La vittoria scontata del centrodestra, infatti, ha reso più interessante la competizione interna tra le forze politiche. Certamente il Friuli Venezia Giulia, terra di autonomia e di specificità politiche locali, non può essere utilizzato come criterio di valutazione nazionale dei flussi. Tuttavia ogni voto insegna qualcosa, soprattutto – quando si vota al nord – in casa Lega. La grande attesa era per il risultato del listino del presidente: per la prima volta, come aveva fatto nel 2020 anche Luca Zaia in Veneto, Fedriga ha corso con una lista personale. Formalmente doveva servire a drenare il campo civico che ha apprezzato le sue doti di amministratore ma non si sente rappresentato dal centrodestra. Nei fatti, però, ha tolto voti soprattutto alla Lega, che nel 2018 era il primo partito in Friuli Venezia Giulia con il 35 per cento e ora si è fermata al 19. In ogni caso non ha sfondato, fermandosi poco sopra al 17 per cento, terza lista del centrodestra. Nulla a che vedere con il plebiscitario 44 per cento della lista Zaia nel 2020 in Veneto, dove il governatore è stato rieletto con il 77 per cento delle preferenze e la sua lista ha più che doppiato quella della Lega, inchiodata al 17 per cento. Sembra invece essersi fermato lo slancio egemonico del partito della premier, Giorgia Meloni. Fratelli d’Italia ha corso un testa a testa con la Lega piazzandosi secondo, con alcuni decimali in meno intorno al 18. Il balzo è forte rispetto alle passate regionali, in cui FdI si era fermato al 5,5 per cento, tuttavia la frenata è evidente rispetto alle politiche dello scorso settembre. Anche in Friuli Venezia Giulia il vento meloniano aveva soffiato forte, toccando oltre il 30 per cento di preferenze. Il ridimensionamento alle regionali è fisiologico, soprattutto in un territorio autonomo, tuttavia si tratta di un primo parziale stop all’onda meloniana che è sembrata inarrestabile anche a livello di elezioni regionali, con lo sfondamento soprattutto nella Lombardia storicamente leghista.

Flop del terzo polo

Il centrosinistra, che correva in alleanza con il Movimento 5 Stelle con il candidato Massimo Moretuzzo, non ha mai creduto davvero alla possibilità di vincere e le congratulazioni a Fedriga sono arrivate già nel primo pomeriggio di ieri. Un segnale forte, però, è arrivato anche sul fronte degli sconfitti. Il Pd sperava di toccare la soglia psicologica del 20 per cento, cavalcando anche l’entusiasmo per la nuova segretaria Elly Schlein. Invece ha addirittura peggiorato il risultato del 2018, fermandosi intorno al 17 per cento e perdendo qualche decimale. Ancora peggio è andata al Movimento, condannato alla quasi irrilevanza sotto il 3 per cento, più che dimezzando la percentuale rispetto al voto del 2018. Non sarebbe andata meglio se la coalizione di centrosinistra avesse imbarcato il terzo polo.

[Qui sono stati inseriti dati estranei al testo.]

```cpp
void halo_exchange(sb_solver *s, int slot, hipStream_t st) {
    if (!st) st = s->stream;
    if (!halo_slot_active(s, slot)) return;
    const bool timed = s->xtimer.enabled && !s->capturing;
    if (timed) s->xtimer.mark(st);
    if (!s->peer.enabled) halo_exchange_pre(s, slot, st);
    if (timed) s->xtimer.mark(st);
    if (s->peer.enabled) halo_exchange_pre(s, slot, st);
    if (!s->peer.enabled) {
        NCCL_CHECK(rccl().GroupStart());
        try {
            halo_exchange_calls(s, slot, st);
        } catch (...) {
            (void)rccl().GroupEnd();
            throw;
        }
        NCCL_CHECK(rccl().GroupEnd());
    }
    halo_exchange_post(s, slot, st);
    if (timed) s->xtimer.mark(st);
}

template <int KIND>
void launch_tile(sb_solver *s, DevTiling &D, int tile_begin = 0, int tile_end = -1, int halo = sbk::kHaloNone, const sbk::TileDesc *table = nullptr) {
    const bool ghosts = halo == sbk::kHaloGhosts;
    if (tile_end < 0) tile_end = D.n_tiles;
    if (tile_end <= tile_begin) return;
    sbk::TileArgs A{};
    A.pos = s->pos_view(); A.w8 = s->d_w8.p; A.wpal = s->d_wpal.p; A.prev = s->d_prev.p; A.vel = s->d_vel.p;
    A.tiles = D.tiles.p; A.runs_overflow = D.runs_overflow.p; A.stream = D.stream.p;
    A.tp = s->d_tp.p;
    A.gather = D.gather.p;
    A.w_uniform = s->w_uniform ? 1 : 0;
    A.item_waves = D.item_waves;
    A.store_through = tile_end - tile_begin <= s->store_through_max_tiles ? 3 : s->store_through_large;
    A.ghost_src = ghosts ? s->d_recvbuf.p : nullptr; A.n_owned = (int32_t)s->n_owned;
    A.peek_out = KIND == 4 ? s->d_peek.p : nullptr;
    A.kin_map = KIND == 5 ? s->d_kin_map.p : nullptr; A.kin_target = KIND == 5 ? s->d_kin_target.p : nullptr;
    A.max_local = D.max_local; A.win_dwords = D.win_dwords; A.tile_base = tile_begin; A.pal_dwords = D.pal_dwords; A.rounds_dwords = D.rounds_dwords;
    const sbk::TileDesc *tiles_at_base = table ? table : D.tiles.p + tile_begin;
    const int n_wg = tile_end - tile_begin;
    const bool small = D.max_local <= sbk::kSmallTile;
    const bool narrow = small && (D.packed_lanes ? D.packed_lanes == sbk::kLanePackLanes : (s->tile_lanes ? s->tile_lanes == sbk::kNarrowTileThreads : tile_end - tile_begin >= s->narrow_min_tiles));
    const bool quad8 = D.has_quads && s->quad_lanes == sbk::kQuadTileThreads;
    constexpr int kWide8MaxTiles = sbk::kWide8MaxTiles;
    const bool wide8 = small && !D.has_quads && !D.packed_lanes && (s->tile_lanes ? s->tile_lanes == 512 : tile_end - tile_begin <= kWide8MaxTiles);
    const dim3 grid(tile_end - tile_begin), block(quad8 || wide8 ? sbk::kQuadTileThreads : (narrow ? sbk::kNarrowTileThreads : sbk::kWideTileThreads));
#define SB_LAUNCH_TILE(Q, W, G)                                                                                               \
    do {                                                                                                                      \
        if (Q && quad8) {                                                                                                     \
            if (small) hipLaunchKernelGGL((sbk::tile_kernel<KIND, true, sbk::kQuadTileThreads, sbk::kSmallTile / sbk::kQuadTileThreads, W, sbk::kHaloNone>), \
                                          grid, block, D.lds_bytes + s->lds_pad, s->stream, tiles_at_base, n_wg, A);                                           \
            else hipLaunchKernelGGL((sbk::tile_kernel<KIND, true, sbk::kQuadTileThreads, sbk::kLargeTile / sbk::kQuadTileThreads, W, sbk::kHaloNone>), \
                                    grid, block, D.lds_bytes + s->lds_pad, s->stream, tiles_at_base, n_wg, A);                                                 \
        } else if (wide8) hipLaunchKernelGGL((sbk::tile_kernel<KIND, false, sbk::kQuadTileThreads, sbk::kSmallTile / sbk::kQuadTileThreads, W, G>), \
                                       grid, block, D.lds_bytes + s->lds_pad, s->stream, tiles_at_base, n_wg, A);                                              \
        else if (narrow) hipLaunchKernelGGL((sbk::tile_kernel<KIND, Q, sbk::kNarrowTileThreads, sbk::kSmallTile / sbk::kNarrowTileThreads, W, G>), \
                                       grid, block, D.lds_bytes + s->lds_pad, s->stream, tiles_at_base, n_wg, A);                                              \
        else if (small) hipLaunchKernelGGL((sbk::tile_kernel<KIND, Q, sbk::kWideTileThreads, sbk::kSmallTile / sbk::kWideTileThreads, W, G>), \
                                           grid, block, D.lds_bytes + s->lds_pad, s->stream, tiles_at_base, n_wg, A);                                          \
        else hipLaunchKernelGGL((sbk::tile_kernel<KIND, Q, sbk::kWideTileThreads, sbk::kLargeTile / sbk::kWideTileThreads, W, G>), \
                                grid, block, D.lds_bytes + s->lds_pad, s->stream, tiles_at_base, n_wg, A);                                                     \
    } while (0)
    constexpr bool kCanGhost = KIND == 1 || KIND == 2;
    if (ghosts && !(kCanGhost && !D.has_quads)) throw std::runtime_error("internal: ghost-reading tile kernel requested for a launch that has none");
    if (kCanGhost && ghosts) {
        if (s->w_palette) SB_LAUNCH_TILE(false, true, (kCanGhost ? sbk::kHaloGhosts : sbk::kHaloNone)); else SB_LAUNCH_TILE(false, false, (kCanGhost ? sbk::kHaloGhosts : sbk::kHaloNone));
    } else
    if (s->w_palette) { if (D.has_quads) SB_LAUNCH_TILE(true, true, sbk::kHaloNone); else SB_LAUNCH_TILE(false, true, sbk::kHaloNone); }
    else { if (D.has_quads) SB_LAUNCH_TILE(true, false, sbk::kHaloNone); else SB_LAUNCH_TILE(false, false, sbk::kHaloNone); }
#undef SB_LAUNCH_TILE
}

struct LaunchTimer {
    std::vector<Event> ev;
    std::vector<int> slot;
    hipStream_t stream;
    void begin(int which) {
        Event a, b;
        a.create(); b.create();
        HIP_CHECK(hipEventRecord(a, stream));
        ev.push_back(std::move(a)); ev.push_back(std::move(b)); slot.push_back(which);
    }
    void end() { HIP_CHECK(hipEventRecord(ev.back(), stream)); }
};

void launch_tick_kernel(sb_solver *s, int it, int substeps, LaunchTimer *lt, int tile_begin = 0, int tile_end = -1, bool kin = false) {
    const int tl = s->plan->plan.tiling ? (it & 1) : 0;
    DevTiling &D = s->tiling[tl];
    if (lt && D.n_tiles) lt->begin(it == 0 ? 2 + (int)s->gcolours.size() : (it == substeps ? 3 + (int)s->gcolours.size() : tl));
    const int halo_in = s->fused_unpack && tl == 1 ? sbk::kHaloGhosts : sbk::kHaloNone;
    if (it == 0) launch_tile<0>(s, D, tile_begin, tile_end);
    else if (it < substeps && kin) launch_tile<5>(s, D, tile_begin, tile_end);
    else if (it < substeps) launch_tile<1>(s, D, tile_begin, tile_end, halo_in);
    else launch_tile<2>(s, D, tile_begin, tile_end, halo_in);
    if (lt && D.n_tiles) lt->end();
}

void launch_t2_layer(sb_solver *s, int layer, LaunchTimer *lt, bool with_halo = true) {
    const auto rg = s->t2_layer_range[layer];
    if (with_halo) halo_exchange(s, 2 + (int)s->gcolours.size() + layer);
    if (rg.second <= rg.first) return;
    if (lt) lt->begin(4 + (int)s->gcolours.size());
    launch_tile<3>(s, s->tiling[2], rg.first, rg.second);
    if (lt) lt->end();
}

void launch_gcolour(sb_solver *s, int gc, LaunchTimer *lt) {
    DevGColour &G = *s->gcolours[gc];
    if (G.count == 0) return;
    if (lt) lt->begin(2 + gc);
    dim3 grid((G.count + 255) / 256);
    if (G.type == 0)
        hipLaunchKernelGGL(sbk::global_distance_kernel, grid, dim3(256), 0, s->stream, s->pos_view(), G.ij.p, G.rest.p, G.count,
                           s->d_tp.p);
    else
        hipLaunchKernelGGL(sbk::global_quad_kernel, grid, dim3(256), 0, s->stream, s->pos_view(), G.quad.p, G.rest2.p, G.count,
                           G.type, s->d_tp.p);
    if (lt) lt->end();
}

std::vector<TickStep> tick_program(const sb_solver *s, int substeps, bool fused_first, bool defer_last, bool kin) {
    std::vector<TickStep> P;
    const bool two = s->plan->plan.tiling;
    auto tile = [&](int it, TileRange rg, bool k = false) {
        const bool ff = it == 0 && fused_first;
        P.push_back(TickStep{StepKind::Tile, rg, k && ff, ff ? 2 : it, ff ? 4 : substeps, 0});
    };
    if (s->overlap_halo) {
        for (int it = 0; it <= substeps; ++it) {
            if (it == substeps && defer_last) break;
            if (it & 1) {
                tile(it, TileRange::T1Interior);
                P.push_back(TickStep{StepKind::JoinExchange, TileRange::All, false, it, substeps, 1});
                tile(it, TileRange::T1Boundary);
            } else {
                tile(it, TileRange::T0Boundary);
                if (it < substeps) P.push_back(TickStep{StepKind::ForkExchange, TileRange::All, false, it, substeps, 1});
                tile(it, TileRange::T0Interior);
            }
        }
        return P;
    }
    for (int it = 0; it <= substeps; ++it) {
        if (it == substeps && defer_last) break;
        if (two && (it & 1)) P.push_back(TickStep{StepKind::Exchange, TileRange::All, false, it, substeps, 1});
        tile(it, TileRange::All, kin);
        if (it == substeps) break;
        for (size_t ly = 0; ly < s->t2_layer_range.size(); ++ly) {
            P.push_back(TickStep{StepKind::Exchange, TileRange::All, false, it, substeps, 2 + (int)s->gcolours.size() + (int)ly});
            P.push_back(TickStep{StepKind::T2Layer, TileRange::All, false, it, substeps, (int)ly});
        }
        for (size_t gc = 0; gc < s->gcolours.size(); ++gc) {
// ... 404 lines not shown
```

softbodyunity_amd/csrc/tile_kernel.hip.hpp:

```cpp
#pragma once
#include "device_math.hip.hpp"

namespace sbk {

__device__ __forceinline__ void lds_barrier() { asm volatile("s_waitcnt lgkmcnt(0)\n\ts_barrier" ::: "memory"); }
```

Il partito di Matteo Renzi e Carlo Calenda, infatti, correndo in solitaria ha totalizzato il peggior risultato di sempre, fermandosi al 2,7 percento. Lontanissimo dalla soglia di sbarramento al 4 per cento, che invece dovrebbe venire superata dalla lista No Vax, che può contare su uno zoccolo duro di votanti soprattutto a Trieste.